The Comparator interface declares two methods. The equals() method is used for comparing Comparator objects – the current Comparator object with another object of a type that also implements the Comparator interface. It returns a boolean value indicating whether the current object and the argument impose the same ordering on a set of objects. The compare() method in the Comparator interface is for comparing two objects identified by the two arguments of type Object. The method should return a negative integer, zero, or a positive integer when the first argument is less than, equal to, or greater than the second.

Searching Arrays

The binarySearch() method in the Arrays class will search the elements of a sorted array for a given value using the binary search algorithm. This only works if the elements of the array are in ascending sequence, so if they are not, you should call the sort() method to sort the array before calling the binarySearch() method. There are eight overloaded versions of the binarySearch() method of the form that we saw with the fill() method earlier. The boolean type is excluded from the nine types we saw, in this case as well.
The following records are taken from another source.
__device__ __forceinline__ double fused_block_sum(double a, double* red) {
  a = wave_sum(a);
  if ((threadIdx.x & 63) == 0) red[threadIdx.x >> 6] = a;
  __syncthreads();
  double t = 0.0;
#pragma unroll
  for (int wv = 0; wv < kLdsBlock / 64; ++wv) t += red[wv];
  __syncthreads();
  return t;
}

__device__ __forceinline__ void fused_leave(const SagaDev& d, LamParams* lamp, int nb, bool epoch_done) {
  asm volatile("s_waitcnt vmcnt(0)" ::: "memory");
  __syncthreads();
  if (threadIdx.x == 0) {
    unsigned* sync = d.vsync;
    if (epoch_done && blockIdx.x == 0) {
      end_epoch(lamp, nb);
      if (d.n_peers > 1) __hip_atomic_fetch_add(sync + kSyncSeq * kSyncLine, 1u, __ATOMIC_RELAXED, __HIP_MEMORY_SCOPE_AGENT);
    }
    const unsigned prev = __hip_atomic_fetch_add(sync + kSyncExit * kSyncLine, 1u, __ATOMIC_RELAXED, __HIP_MEMORY_SCOPE_AGENT);
    if (prev + 1u == gridDim.x) {
      for (int wd = 0; wd < kSyncLines; ++wd)
        __hip_atomic_store(sync + wd * kSyncLine, 0u, __ATOMIC_RELAXED, __HIP_MEMORY_SCOPE_AGENT);
      if (!(d.n_peers > 1))
        for (int wd = 0; wd < kFusedMaxBps; ++wd)
          __hip_atomic_store(d.vcol + wd * kSyncLine, 0u, __ATOMIC_RELAXED, __HIP_MEMORY_SCOPE_AGENT);
      if (d.rngdev && lamp->rng_generate) d.rngdev->gen += 1u;
    }
  }
}

template <bool kPeers>
__global__ __launch_bounds__(kLdsBlock) void saga_vs_epoch_kernel(SagaDev d, LamParams* lamp, int nb, int every) {
  extern __shared__ __attribute__((aligned(16))) double Dl[];
  __shared__ int ticket_counter;
  __shared__ int sh_ok;
  __shared__ double sh_red[kLdsBlock / 64];
  __shared__ double sh_val[4];
  const int tid = threadIdx.x;
  const int64_t p = d.p;
  const int64_t P2 = p >> 1;
  const int S = d.v_bps, V = d.V;
  if ((int)blockIdx.x >= V * S) {
    if (d.rngdev && lamp->rng_generate) {
      const RngDev* R = d.rngdev;
      const unsigned gen = R->gen;
      uint32_t* lds = reinterpret_cast<uint32_t*>(Dl);
      const int rb = (int)blockIdx.x - V * S, nrb = (int)gridDim.x - V * S;
      mt_state_body(rb, nrb, reinterpret_cast<uint32_t(*)[2][kMtN + 1]>(lds), R->state[gen & 1u], R->ends,
                    R->stream + (int64_t)(gen & 1u) * R->n, R->n, R->seg, R->gens);
      __syncthreads();
      mt_jump_body(rb, nrb, lds, R->state[gen & 1u], R->state[(gen + 1u) & 1u], R->poly, R->gens);
    }
    fused_leave(d, lamp, nb, false);
    return;
  }
  const int v = (int)blockIdx.x % V, wi = (int)blockIdx.x / V;
  const int F = 2 * (int)((p + 2 * S - 1) / (2 * S));
  const int j0 = wi * F;
  const int jn = p - j0 < F ? (p - j0 > 0 ? (int)(p - j0) : 0) : F;
  double* Wl = Dl + p;
  f64x2_t* D2 = reinterpret_cast<f64x2_t*>(Dl);
  f64x2_t* W2 = reinterpret_cast<f64x2_t*>(Wl);
  const int penalty = lamp->penalty;
  __shared__ double sh_par[10];
  if (tid == 0) {
    sh_par[0] = lamp->gamma;
    sh_par[1] = lamp->beta;
    sh_par[2] = lamp->r_full;
    sh_par[3] = lamp->ls_full;
    sh_par[4] = lamp->r_tail;
    sh_par[5] = lamp->ls_tail;
    double tot = 0.0, lo = 0.0;
    for (int u = 0; u < d.V; ++u) {
      tot += d.v_size[u];
      if (u < (int)blockIdx.x % d.V) lo += d.v_size[u];
    }
    sh_par[6] = d.v_size[(int)blockIdx.x % d.V];
    sh_par[7] = lo;
    sh_par[8] = tot;
  }
  const int64_t m_full = lamp->m_full;
  const int64_t sbase = lamp->stream_base;
  const bool raw_words = lamp->stream_raw != 0;
  const int64_t dps = d.v_dps;
  const bool std_x = d.standardize != 0;
  const int64_t L = 2 * p + 2;
  double* vwv = d.vw + (int64_t)v * p;
  double* vGv = d.vG + (int64_t)v * p;
  double* refv = d.vx + (int64_t)v * L;
  double* cwp = d.vx + (int64_t)V * L;
  unsigned* sync = d.vsync;
  const __amdgpu_buffer_rsrc_t rs_slab = fused_rsrc(d.slab, (int64_t)V * S * p * 8);
  const __amdgpu_buffer_rsrc_t rs_w = fused_rsrc(vwv, p * 8);
  const uint32_t* const stream_v = d.stream + sbase + (int64_t)v * dps;
  typedef K1CompactT<true> K1Epoch;
  const double* const draw_par = sh_par + 6;
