# andrewcsmith/vox_box.rs

Hardware: AMD Instinct MI355X
Metric: frames/sec (pitch+LPC+formants), 48 kHz 25 ms/10 ms hop, 1→8 MI355X (higher is better)
Workload: dtype f64

## Files before the change

vox_box.rs_amd/csrc/k_spectral.hip:

```cpp
#include "vbx_spectral_1200.hpp"

namespace vbx {

static size_t spectral_lds_bytes(int n) {
    size_t need = (size_t)pitch_refine_lds_bytes(n);
    const size_t t2_end = (size_t)SP_T2_LDS_OFFSET + 60 * sizeof(double2);
    if (t2_end > need) need = t2_end;
    return (need + 15) & ~(size_t)15;
}

int spectral_plan(int n) {
    static const int min_n = [] { const char *e = getenv("VBX_SPECTRAL_MIN_N"); return e ? atoi(e) : SPECTRAL_MIN_N; }();
    if (n < min_n || n < 64) return SPECTRAL_PLAN_NONE;
    if (n <= 1024) return SPECTRAL_PLAN_1024;
    if (n <= SP_N) return SPECTRAL_PLAN_1200;
    if (n <= 2048) return SPECTRAL_PLAN_2048;
    if (n <= 4096) return SPECTRAL_PLAN_4096;
    return SPECTRAL_PLAN_NONE;
}

int spectral_plan_nc(int plan) {
    return plan == SPECTRAL_PLAN_1200 ? SP_N : plan == SPECTRAL_PLAN_1024 ? 1024 : plan == SPECTRAL_PLAN_2048 ? 2048 :
           plan == SPECTRAL_PLAN_4096 ? 4096 : 0;
}

int spectral_tab_complex(int plan) {
    return plan == SPECTRAL_PLAN_1200 ? SPECTRAL_TAB_COMPLEX : spectral_pow2_tab_complex(plan);
}

void spectral_fill_tab(int plan, double *h) {
    if (plan != SPECTRAL_PLAN_1200) { spectral_pow2_fill_tab(plan, h); return; }
    const long double two_pi = 6.283185307179586476925286766559005768L;
    size_t o = 0;
    auto put = [&](long num, long den) {
        const long double ang = two_pi * (long double)(num % den) / (long double)den;
        h[o++] = (double)cosl(ang); h[o++] = (double)(-sinl(ang));
    };
    for (long np = 0; np < 60; np++) for (long ka = 0; ka < 20; ka++) put(np * ka, 1200);
    for (long c = 0; c < 3; c++) for (long kb = 0; kb < 20; kb++) put(c * kb, 60);
    for (long m = 0; m <= 600; m++) put(m, 2400);
}

bool spectral_supported(int n, int lpc_order, int mfcc_nb, int mfcc_b_lo, int num_coeffs) {
    const int plan = spectral_plan(n);
    if (plan == SPECTRAL_PLAN_NONE) return false;
    if (lpc_order != 0 && lpc_order != SP_LPC_P) return false;
    if (num_coeffs != 0 && ((2 * spectral_plan_nc(plan)) % n != 0 || (n & 1) || num_coeffs > 64 || mfcc_nb < 1 || mfcc_b_lo < 0 || mfcc_b_lo + mfcc_nb > n / 2)) return false;
    return true;
}

int spectral_plan_mfcc(int n) {
    const int plan = spectral_plan(n);
    if (plan == SPECTRAL_PLAN_NONE) return plan;
    if ((2 * spectral_plan_nc(plan)) % n == 0) return plan;
    if (n <= SP_N && (2 * SP_N) % n == 0 && !(n & 1)) return SPECTRAL_PLAN_1200;
    return plan;
}
bool spectral_supported_plan(int plan, int n, int lpc_order, int mfcc_nb, int mfcc_b_lo, int num_coeffs) {
    if (plan == SPECTRAL_PLAN_NONE || n > spectral_plan_nc(plan)) return false;
    if (lpc_order != 0 && lpc_order != SP_LPC_P) return false;
    if (num_coeffs != 0 && ((2 * spectral_plan_nc(plan)) % n != 0 || (n & 1) || num_coeffs > 64 || mfcc_nb < 1 || mfcc_b_lo < 0 || mfcc_b_lo + mfcc_nb > n / 2)) return false;
    return true;
}

static void mfcc_interp_geom(int plan, long *M, int *nt, int *lds_cap) {
    *M = 2L * spectral_plan_nc(plan);
    *nt = plan == SPECTRAL_PLAN_4096 ? 128 : 64;
    *lds_cap = (plan == SPECTRAL_PLAN_1200 || plan == SPECTRAL_PLAN_1024) ? (160 * 1024) / 11 : plan == SPECTRAL_PLAN_2048 ? (160 * 1024) / 7 : (160 * 1024) / 4;
}
static int mfcc_interp_slots(int plan, int nb) { long M; int nt, cap; mfcc_interp_geom(plan, &M, &nt, &cap); return (nb + nt - 1) / nt; }

int mfcc_interp_taps(int plan, int n) {
    long M; int nt, cap; mfcc_interp_geom(plan, &M, &nt, &cap);
    const double tau = 0.5 - (double)n / (2.0 * (double)M);
#ifdef VBX_EXP_INTERP_FEWER_TAPS
    return tau >= 0.36 ? 24 : tau >= 0.268 ? 32 : MFCC_INTERP_MAX_TAPS;
#endif
    return tau >= 0.401 ? 24 : tau >= 0.298 ? 32 : MFCC_INTERP_MAX_TAPS;
}

size_t mfcc_interp_table_bytes(int plan, int nb) {
    long M; int nt, cap; mfcc_interp_geom(plan, &M, &nt, &cap);
    const size_t slots = (size_t)mfcc_interp_slots(plan, nb);
    return (size_t)(M / 4 + 1) * 16 + slots * (MFCC_INTERP_MAX_TAPS / 2) * nt * 16 + slots * nt * 4;
}
size_t mfcc_interp_coef_offset(int plan) { return (size_t)(2L * spectral_plan_nc(plan) / 4 + 1) * 16; }
size_t mfcc_interp_j0_offset(int plan, int nb) {
    long M; int nt, cap; mfcc_interp_geom(plan, &M, &nt, &cap);
    return mfcc_interp_coef_offset(plan) + (size_t)mfcc_interp_slots(plan, nb) * (MFCC_INTERP_MAX_TAPS / 2) * nt * 16;
}

bool mfcc_interp_fill(int plan, int n, int b_lo, int nb, void *h_table, mfcc_interp_t *d) {
    if (plan == SPECTRAL_PLAN_NONE) return false;
    long M; int NT, cap;
    mfcc_interp_geom(plan, &M, &NT, &cap);
    const long quarter = M / 4;
    if (n < 2 || 2L * n > M || M % n == 0 || nb < 1 || nb > 4096 || b_lo < 0) return false;
    const int SL = mfcc_interp_slots(plan, nb);
    const int W = mfcc_interp_taps(plan, n), HT = W / 2;
    const long double pi = 3.141592653589793238462643383279502884L;
    const long double tau = 0.5L - (long double)n / (2.0L * (long double)M);
    const long double beta = pi * tau * (long double)W;
    auto sinhc = [](long double s) { return s < 1e-6L ? 1.0L + s * s / 6.0L : sinhl(s) / s; };
    const long double norm = sinhc(beta);
    char *base = static_cast<char *>(h_table);
    double *rot = reinterpret_cast<double *>(base);
    double *coef = reinterpret_cast<double *>(base + mfcc_interp_coef_offset(plan));
    int32_t *j0t = reinterpret_cast<int32_t *>(base + mfcc_interp_j0_offset(plan, nb));
    for (long j = 0; j <= quarter; j++) {
        const long double ang = 2.0L * pi * (long double)((j * (long)(n - 1)) % (2 * M)) / (long double)(2 * M);
        rot[2 * j] = (double)cosl(ang); rot[2 * j + 1] = (double)sinl(ang);
    }
    long jmin = 1L << 40, jmax = -(1L << 40);
    for (int i = 0; i < nb; i++) {
        const long first = ((long)(b_lo + i) * M) / n - W / 2 + 1;
        if (first < jmin) jmin = first;
        if (first + W - 1 > jmax) jmax = first + W - 1;
    }
    if (jmax > quarter || jmin < -quarter) return false;
    for (int i = 0; i < NT * SL; i++) {
        const int u = i / NT, th = i % NT;
        const long k = b_lo + i;
        const long first = (i < nb) ? (k * M) / n - W / 2 + 1 : jmin;
        j0t[i] = (int32_t)(first - jmin);
        for (int t = 0; t < W; t++) {
            long double c = 0.0L;
            if (i < nb) {
                const long num = k * M - (first + t) * (long)n;
                if (num == 0) c = 1.0L;
                else {
                    const long double nu = (long double)num / (long double)n;
                    long r = num % (2L * n); if (r < 0) r += 2L * n;
                    const long double sn = sinl(pi * (long double)r / (long double)n);
                    const long double arg = beta * beta - (2.0L * pi * tau * nu) * (2.0L * pi * tau * nu);
                    const long double bump = sinhc(arg > 0.0L ? sqrtl(arg) : 0.0L) / norm;
                    c = sn / (pi * nu) * bump;
                }
            }
            coef[(((size_t)u * HT + t / 2) * NT + th) * 2 + (t & 1)] = (double)c;
        }
    }
    const int zn = (int)(jmax - jmin + 1), nbp = (nb + 1) & ~1;
    d->jmin = (int)jmin; d->jmax = (int)jmax; d->taps = W;
    d->pu_off = 2 * zn;
    d->lds_bytes = (2 * zn + 2 * nbp + 64) * 8;
    d->rot = nullptr; d->coef = nullptr; d->j0 = nullptr;
    return d->lds_bytes <= cap;
}
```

binarySearch(type[] array, type value)

There is an additional version of the binarySearch() method for searching an array of type Object[] where you can supply a reference to a Comparator object as the fourth argument. All versions of the method return a value of type int, which is the index position in array where value was found. If the value is not in the array, a negative integer is returned that is produced by taking the value of the index position where the value would be if it was in the array, its sign reversing, and subtracting 1. For instance, suppose you have an array of integers containing the element values 2, 4, 6, 8, and 10:

int[] numbers = {2, 4, 6, 8, 10};

You could search for the value 7 with the statement:

int position = java.util.Arrays.binarySearch(numbers, 7);

The value of position will be -4, because if 7 was inserted in the array, it would be the fourth item in the array, or at index value 3 (remember that java arrays start at position zero). The return value is calculated as -3-1, which is -4. Thus if the value sought is not in the array then the return value is always negative.

Unless you are using a method that uses a comparator for searching arrays of objects, the class type of the array elements must implement the Comparable interface. Here's how we could search for a string in an array of strings:

String[] numbers ={"one", "two", "three", "four", "five", "six", "seven"};

java.util.Arrays.sort(numbers);
int position = java.util.Arrays.binarySearch(numbers, "three");

We have to sort the numbers array; otherwise the binary search won't work. After executing these statements the value of position will be 6.